Perka jęknęła głośno odrobinę z bólu, odrobinę z rozkoszy.
- Chętnie… posłucham… - Obejrzała się na Kingę. - Bardziej doświadczonej.. koleżanki.
- O czym… chciałabyś posłuchać? I na pewno… chcemy marnować godzinkę na gadanie?- mocniejsze uderzenie spadło na pośladki Perki, a potem kolejne.. ból promieniujący z pośladków mieszała się z równie intensywnymi wibracjami z kwiatuszka Zosi.- Po co gadać, skoro można przeżyć?
- Yhym… - Perka wypięła się mocniej oczekując kolejnego ciosu. Nie spodziewała się, że Kinga miała doświadczenie w takich zabawach, ale… prowadząc taki sklep.
- Właśnie…- wymruczała Kinga coraz bardziej podnieconym głosem. Przesunęła pejczem po podbródku dziewczyny.
- Wyprostuj się.- rzekła władczo.
Zosia podnosiła się pozwoli pozwalając, by druga czarownica wskazała jej właściwą pozycję pejczem.
- Nie tylko pupę można nim obijać…. zdejmij gorset. - zażądała Kinga wodząc rączką pejcza po podbródku rudowłosej i zerknęła na Jagodę. - A może ty jej pomożesz, co? Jagódko? Założę się też że masz słodkie usteczka.
- Ttaak…- odparła zawstydzona Wilga podchodząc bliżej obu kobiet.
Perka odgarnęła włosy tak by Jagoda mogła swobodnie rozpiąć jej zapinany z przodu gorset.
- Podoba ci się to, prawda? - Uśmiechnęła się lubieżnie do Kingi, czekając grzecznie na dalsze polecenia.

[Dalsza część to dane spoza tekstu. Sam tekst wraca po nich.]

constexpr int SMM_NV2 = 2 * SMM_NV;
template <bool NT, int SEG, bool PK = false>
__device__ __forceinline__ void symm_tile2(const double* __restrict__ Q, long long ld, long long n, long long row0, long long I,
                                           long long J, const double* __restrict__ gT, int lv, double* __restrict__ rowpart,
                                           double* __restrict__ colpart, long long rowpart_stride, long long colpart_stride,
                                           double (*sh)[SYMV_H * SMM_PITCH], double (*sgr)[SMM_NV2 + 1]) {
    const int lane = threadIdx.x & 63, wave = threadIdx.x >> 6;
    const int lr = lane >> 4, lc = lane & 15;
    const long long r0 = row0 + I * SYMV_H;
    const long long c0 = J * SEG;
    const bool full = c0 + SEG - 1 < r0;
    if constexpr (PK) {
        pk_stage_sgr<2>(gT, r0, sgr);
    } else {
        for (int k = threadIdx.x; k < SYMV_H * SMM_NV2; k += 256) sgr[k / SMM_NV2][k % SMM_NV2] = gT[(r0 + k / SMM_NV2) * SMM_NV2 + k % SMM_NV2];
    }
    __syncthreads();
    double4_t dr[2][4];
#pragma unroll
    for (int t = 0; t < 2; ++t)
#pragma unroll
        for (int jj = 0; jj < 4; ++jj) dr[t][jj] = double4_t{0.0, 0.0, 0.0, 0.0};
    const long long cend = (c0 + SEG < r0 + SYMV_H) ? c0 + SEG : r0 + SYMV_H;
    const int nblk = (int)((cend - c0) / 16);
    double* mysh = sh[wave];
    const double* qbase = Q + (r0 + lr) * ld + lc;
    for (int b = wave; b < nblk; b += 4) {
        const long long cb = c0 + 16 * (long long)b;
        double x[16], gc[2][4];
#pragma unroll
        for (int j = 0; j < 16; ++j) x[j] = ld_stream<NT, double>(qbase + (long long)(4 * j) * ld + cb);
#pragma unroll
        for (int t = 0; t < 2; ++t) {
            if constexpr (PK) {
                pk_load_gc<2>(gT, cb, t, lane, gc[t]);
            } else {
#pragma unroll
                for (int kb = 0; kb < 4; ++kb) gc[t][kb] = gT[(cb + 4 * kb + lr) * SMM_NV2 + 16 * t + lc];
            }
        }
        const bool diag = !full && cb + 15 >= r0;
        double4_t dc[2] = {double4_t{0.0, 0.0, 0.0, 0.0}, double4_t{0.0, 0.0, 0.0, 0.0}};
#pragma unroll
        for (int t = 0; t < 2; ++t)
#pragma unroll
            for (int j = 0; j < 16; ++j) {
                const long long r = r0 + 4 * j + lr, c = cb + lc;
                const double below = (!diag || c < r) ? x[j] : 0.0;
                dc[t] = __builtin_amdgcn_mfma_f64_16x16x4f64(sgr[4 * j + lr][16 * t + lc], below, dc[t], 0, 0, 0);
            }
        if (diag) {
#pragma unroll
            for (int j = 0; j < 16; ++j) {
                const long long r = r0 + 4 * j + lr, c = cb + lc;
                x[j] = (c <= r) ? x[j] : 0.0;
            }
        }
#pragma unroll
        for (int j = 0; j < 16; ++j) mysh[(4 * j + lr) * SMM_PITCH + lc] = x[j];
#pragma unroll
        for (int t = 0; t < 2; ++t)
#pragma unroll
            for (int jj = 0; jj < 4; ++jj)
#pragma unroll
                for (int kb = 0; kb < 4; ++kb) {
                    const double tv = mysh[(16 * jj + lc) * SMM_PITCH + 4 * kb + lr];
                    dr[t][jj] = __builtin_amdgcn_mfma_f64_16x16x4f64(gc[t][kb], tv, dr[t][jj], 0, 0, 0);
                }
#pragma unroll
        for (int t = 0; t < 2; ++t) {
            if constexpr (PK) {
                pk_store_colsums(colpart, colpart_stride, I, n, cb + lc, t, lr, lv, dc[t]);
            } else {
                const double o[4] = {dc[t].x, dc[t].y, dc[t].z, dc[t].w};
#pragma unroll
                for (int i = 0; i < 4; ++i) {
                    const int v = 16 * t + lr + 4 * i;
                    if (v < lv) colpart[(long long)v * colpart_stride + I * n + cb + lc] = o[i];
                }
            }
        }
    }
    __syncthreads();
    double* red = &sh[0][0];
#pragma unroll
    for (int t = 0; t < 2; ++t) {
#pragma unroll
        for (int jj = 0; jj < 4; ++jj) {
            const double o[4] = {dr[t][jj].x, dr[t][jj].y, dr[t][jj].z, dr[t][jj].w};
#pragma unroll
            for (int i = 0; i < 4; ++i) red[((wave * 4 + jj) * 4 + i) * 64 + lane] = o[i];
        }
        __syncthreads();
#pragma unroll
        for (int i = 0; i < 4; ++i) {
            const int v = PK ? pk_vec(t, lr + 4 * i) : 16 * t + lr + 4 * i;
            const int jj = wave;
            const double s0 = red[((0 * 4 + jj) * 4 + i) * 64 + lane], s1 = red[((1 * 4 + jj) * 4 + i) * 64 + lane];
            const double s2 = red[((2 * 4 + jj) * 4 + i) * 64 + lane], s3 = red[((3 * 4 + jj) * 4 + i) * 64 + lane];
            if (v < lv) rowpart[(long long)v * rowpart_stride + J * n + r0 + 16 * jj + lc] = ((s0 + s1) + s2) + s3;
        }
        __syncthreads();
    }
}
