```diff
diff --git a/pixel-nerf_amd/csrc/mlp_layout.h b/pixel-nerf_amd/csrc/mlp_layout.h
--- a/pixel-nerf_amd/csrc/mlp_layout.h
+++ b/pixel-nerf_amd/csrc/mlp_layout.h
@@ -36,6 +36,34 @@
 constexpr int STG_FLOATS = CT * 3 * 256;
 constexpr int ROWH = H + 16;
 constexpr int PART_HALVES = COLS * ROWH;
+__host__ __device__ constexpr int kslot(int rho) {
+    return (rho & ~31) | (((rho >> 2) & 3) << 3) | (((rho >> 4) & 1) << 2) | (rho & 3);
+}
+__host__ __device__ constexpr int kslot_inv(int p) {
+    return (p & ~31) | (((p >> 2) & 1) << 4) | (((p >> 3) & 3) << 2) | (p & 3);
+}
+namespace kslot_check {
+constexpr bool all(bool (*f)(int), int n) {
+    for (int i = 0; i < n; ++i)
+        if (!f(i)) return false;
+    return true;
+}
+constexpr bool inverse(int rho) { return kslot_inv(kslot(rho)) == rho && kslot(kslot_inv(rho)) == rho; }
+constexpr bool keeps_kstep(int rho) { return (kslot(rho) & ~31) == (rho & ~31); }
+constexpr bool keeps_quads(int rho) { return kslot(rho) == kslot(rho & ~3) + (rho & 3) && kslot(rho & ~3) % 4 == 0; }
+constexpr bool chunk_rows(int t) {
+    for (int i = 0; i < 4; ++i)
+        if (kslot_inv(8 * t + i) != 32 * (t >> 2) + 4 * (t & 3) + i ||
+            kslot_inv(8 * t + 4 + i) != 32 * (t >> 2) + 16 + 4 * (t & 3) + i)
+            return false;
+    return true;
+}
+static_assert(all(inverse, H), "kslot is a bijection with inverse kslot_inv");
+static_assert(all(keeps_kstep, H), "kslot permutes inside a k-step of 32 rows");
+static_assert(all(keeps_quads, H), "kslot keeps aligned groups of 4 rows consecutive");
+static_assert(all(chunk_rows, H / 8), "lane group G's chunk is rows 4G.. of both row tiles of the k-step");
+}
+
 constexpr int H_DIST = 4;
 
 struct Layout {
diff --git a/pixel-nerf_amd/csrc/mlp_pack.hip b/pixel-nerf_amd/csrc/mlp_pack.hip
--- a/pixel-nerf_amd/csrc/mlp_pack.hip
+++ b/pixel-nerf_amd/csrc/mlp_pack.hip
@@ -140,7 +140,8 @@
     _Float16 p[2][8];
 #pragma unroll
     for (int j = 0; j < 8; ++j) {
-        const int col = 32 * ks + 8 * (lane >> 4) + j;
+        const int pos = 32 * ks + 8 * (lane >> 4) + j;
+        const int col = layer < 0 ? pos : kslot_inv(pos);
         float w = 0.f;
         if (layer < 0) { if (col < L.d_in) w = s.lin_in_w[(int64_t)row * L.d_in + col]; }
         else w = s.w[layer][(int64_t)row * H + col];
@@ -172,7 +173,7 @@
     h8t p0, p1;
 #pragma unroll
     for (int j = 0; j < 8; ++j) {
-        const int row = 32 * ks + 8 * (lane >> 4) + j;
+        const int row = kslot_inv(32 * ks + 8 * (lane >> 4) + j);
         const float ws = __builtin_ldexpf(s.w[layer][(int64_t)row * H + col], ew);
         const _Float16 h0 = (_Float16)ws;
         p0[j] = h0;
```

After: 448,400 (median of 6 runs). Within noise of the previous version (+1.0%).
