# YujiaoShi/HighlyAccurate

Hardware: AMD Instinct MI355X
Metric: image-pairs/sec through N-iter LM pose loop, KITTI shapes (higher is better)
Workload: dtype bf16; 1 GPU; BASELINE configs[1]: LM_S2GP.forward(mode='test'), sat 512x512, grd 256x1024, VGG-16 two-branch, level 3, 5 LM iters x 3 levels, 3-DoF, random-init weights; pairs_per_gpu=32, global_batch=32, parallelism=batch-sharded x1, no collective

## Files before the change

### highlyaccurate_amd/csrc/common.h

```cpp
#pragma once
#include <hip/hip_runtime.h>
#include <atomic>
#include <stdarg.h>
#include <stdio.h>
#include "../../include/hla.h"

void hla_set_error(const char* fmt, ...);

enum { K_PACK = 0, K_CONV02, K_CONV_NT2, K_CONV_NT2_POOL, K_CONV_NT1, K_CONV_NT1_POOL, K_CONF, K_L2NORM,
       K_LM256, K_LM128, K_LM64, K_LM16, K_LMSOLVE, K_GRIDSAMPLE, K_LMBWD, K_WGRAD, K_ELEMWISE, K_LMREPAIR };
void hla_prof_begin(int id, double flops, double bytes, hipStream_t st);
void hla_prof_begin_dyn(int id, double flops, double bytes, hipStream_t st, const int* dev_live, int denom);
void hla_prof_end(hipStream_t st);
bool hla_prof_on();

#ifndef HLA_CONV_STAMPS
#define HLA_CONV_STAMPS 0
#endif
#if HLA_CONV_STAMPS
constexpr int HLA_STAMP_N = 8;
struct HlaStampCfg { unsigned long long* buf; int want; int counter; unsigned grid_x, grid_y; };
extern HlaStampCfg g_hla_stamp;
#endif

#define HLA_CHECK_HIP(expr)                                                              \
  do {                                                                                   \
    hipError_t _e = (expr);                                                              \
    if (_e != hipSuccess) {                                                              \
      hla_set_error("%s failed: %s (%s:%d)", #expr, hipGetErrorString(_e), __FILE__, __LINE__); \
      return HLA_ERR_HIP;                                                                \
    }                                                                                    \
  } while (0)

static inline bool hla_dtype_ok(int dtype) { return dtype == HLA_F32 || dtype == HLA_BF16 || dtype == HLA_F16 || dtype == HLA_F16X3; }

struct split32;
template <typename T> struct HlaType { using type = T; };
template <typename F> static inline auto hla_dispatch_dtype(int dtype, F&& f) {
  if (dtype == HLA_BF16) return f(HlaType<__bf16>{});
  if (dtype == HLA_F16) return f(HlaType<_Float16>{});
  if (dtype == HLA_F16X3) return f(HlaType<split32>{});
  return f(HlaType<float>{});
}

#define HLA_REQUIRE(cond, ...)      \
  do {                              \
    if (!(cond)) {                  \
      hla_set_error(__VA_ARGS__);   \
      return HLA_ERR_ARG;           \
    }                               \
  } while (0)

struct HlaPerDeviceOnce {
// ... 25 lines not shown
```

### highlyaccurate_amd/csrc/conv_kernels.h

```cpp
#pragma once
#include "common.h"
#include "conv_block_map.h"
#include <type_traits>

typedef __bf16 bf16;
typedef _Float16 f16;
using f32x16 = __attribute__((ext_vector_type(16))) float;
using bf16x8 = __attribute__((ext_vector_type(8))) __bf16;
using f16x8 = __attribute__((ext_vector_type(8))) _Float16;
using f16x4 = __attribute__((ext_vector_type(4))) _Float16;

struct split32 {
  float v;
  split32() = default;
  __host__ __device__ explicit split32(float f) : v(f) {}
  __host__ __device__ explicit operator float() const { return v; }
};
template <typename T> struct Prec { static constexpr bool SPLIT = false; static constexpr int CEPL = 16 / (int)sizeof(T); };
template <> struct Prec<split32> { static constexpr bool SPLIT = true; static constexpr int CEPL = 8; };

__device__ __host__ __forceinline__ float split_scale(unsigned amax_bits) {
  int E = (int)(amax_bits >> 23) & 0xff;
  E = E < 81 ? 81 : (E > 201 ? 201 : E);
  const unsigned bits = (unsigned)(127 + 141 - E) << 23;
// ... 166 lines not shown
  size_t wg0_x_plane;
  float* wg0_part;
#if HLA_CONV_STAMPS
  unsigned long long* stamps;
#endif
};
template <int NT> __host__ __device__ __forceinline__ int conv_cout_blocks(const ConvArgs& a) { return NT == 1 ? 1 : a.Cout / (64 * NT); }
#if HLA_CONV_STAMPS
#define HLA_STAMP(K) do { if (a.stamps) { const unsigned long long ts_ = __builtin_readcyclecounter(); \
    if ((threadIdx.x & 63) == 0) a.stamps[((size_t)blockIdx.x * 4 +(threadIdx.x >> 6)) * HLA_STAMP_N + (K)] = ts_; } } while (0)
#define HLA_STAMP_HWID() do { if (a.stamps && (threadIdx.x & 63) == 0) { \
    const unsigned long long hw_ = __builtin_amdgcn_s_getreg((31 << 11) | (0 << 6) | 4), xc_ = __builtin_amdgcn_s_getreg((31 << 11) | (0 << 6) | 20); \
    a.stamps[((size_t)blockIdx.x * 4 +(threadIdx.x >> 6)) * HLA_STAMP_N + 7] = hw_ | (xc_ << 32); } } while (0)
#else
#define HLA_STAMP(K) do {} while (0)
#define HLA_STAMP_HWID() do {} while (0)
#endif
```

- Trochę… ale to głównie wina towarzystwa.- odparła Kinga mrugając okiem znacząco i czekając, aż Jagoda odsłoni te krągłości. A gdy to zrobiła pochwyciła malarkę, za dłoń przyciągnęła do siebie i pocałowała. Zaskoczona dziewczyna nie miała nawet okazji się bronić, a potem… ochoty… pocałunek był długi i namiętny.
Perka z uśmiechem przyglądała się obu czarownicom czując nadal wibracje w swoim wnętrzu.
- Wypnij dumnie te dwa skarby…- mruknęła Kinga tuląc do siebie, zawstydzoną i pobudzoną Wilgę i wędrując palcami po jej pupie w dół.
Perka grzecznie wyeksponowała swoje piersi. Lekki zamach, mocne uderzenie, piersi Perki zadrżały pod tak brutalnym zachowaniem. Ale ich falujący ruch kusił spojrzenia i Jagody i Kingi.
Zosia jęknęła i oparła się dłońmi o gablotę, po czym rozchyliła nieco nogi. Eksponując swoje piersi i prezentując wilgotną kobiecość.
Kinga ponownie uderzyła zostawiając smugę piekącego bólu na piersiach Perki, przecinającą oba twarde z podniecenia kamyczki zdobiące jej biust, ale nie ograniczała się tylko do tego. Kolejne smagnięcia pejczem dosięgły nie tylko piersi, Zosia poczuła bolesną pieszczotę rzemieni, także na brzuchu i łonie… acz ciosy między udami były delikatne w porównaniu zresztą. Dłoń Kingi zanurzyła się pod sukienkę Jagody i sądząc po jej cichym kwileniu… dotarła pod jej majtki. Niemniej pobudzana widokami Wilga nie stawiała oporu pieszczotom sprzedawczyni.
Zosia pojękiwała coraz głośniej. Rozchyliła szerzej nogi eksponując swój kwiat na ataki Kingi. Jej oczy jak zahipnotyzowane wpatrywały się w Jagodę i sprzedawczynię.
Pejcz tańczył po jej ciele, znacząc rzemieniami szlaki bólu mieszające się z rozkoszą płynącą podbrzusza. Kinga uderzała płynnymi ruchami wodząc lubieżnie wzrokiem po ciele kochanki i poruszając drugą dłonią pod sukienką wtulonej w nią Wilgi. Zawstydzonej i pobudzonej. Oddech sprzedawczyni i fakt, że co chwila przygryzała wargę świadczyły o tym, że samo patrzenie na Zosię… wkrótce przestanie jej wystarczać.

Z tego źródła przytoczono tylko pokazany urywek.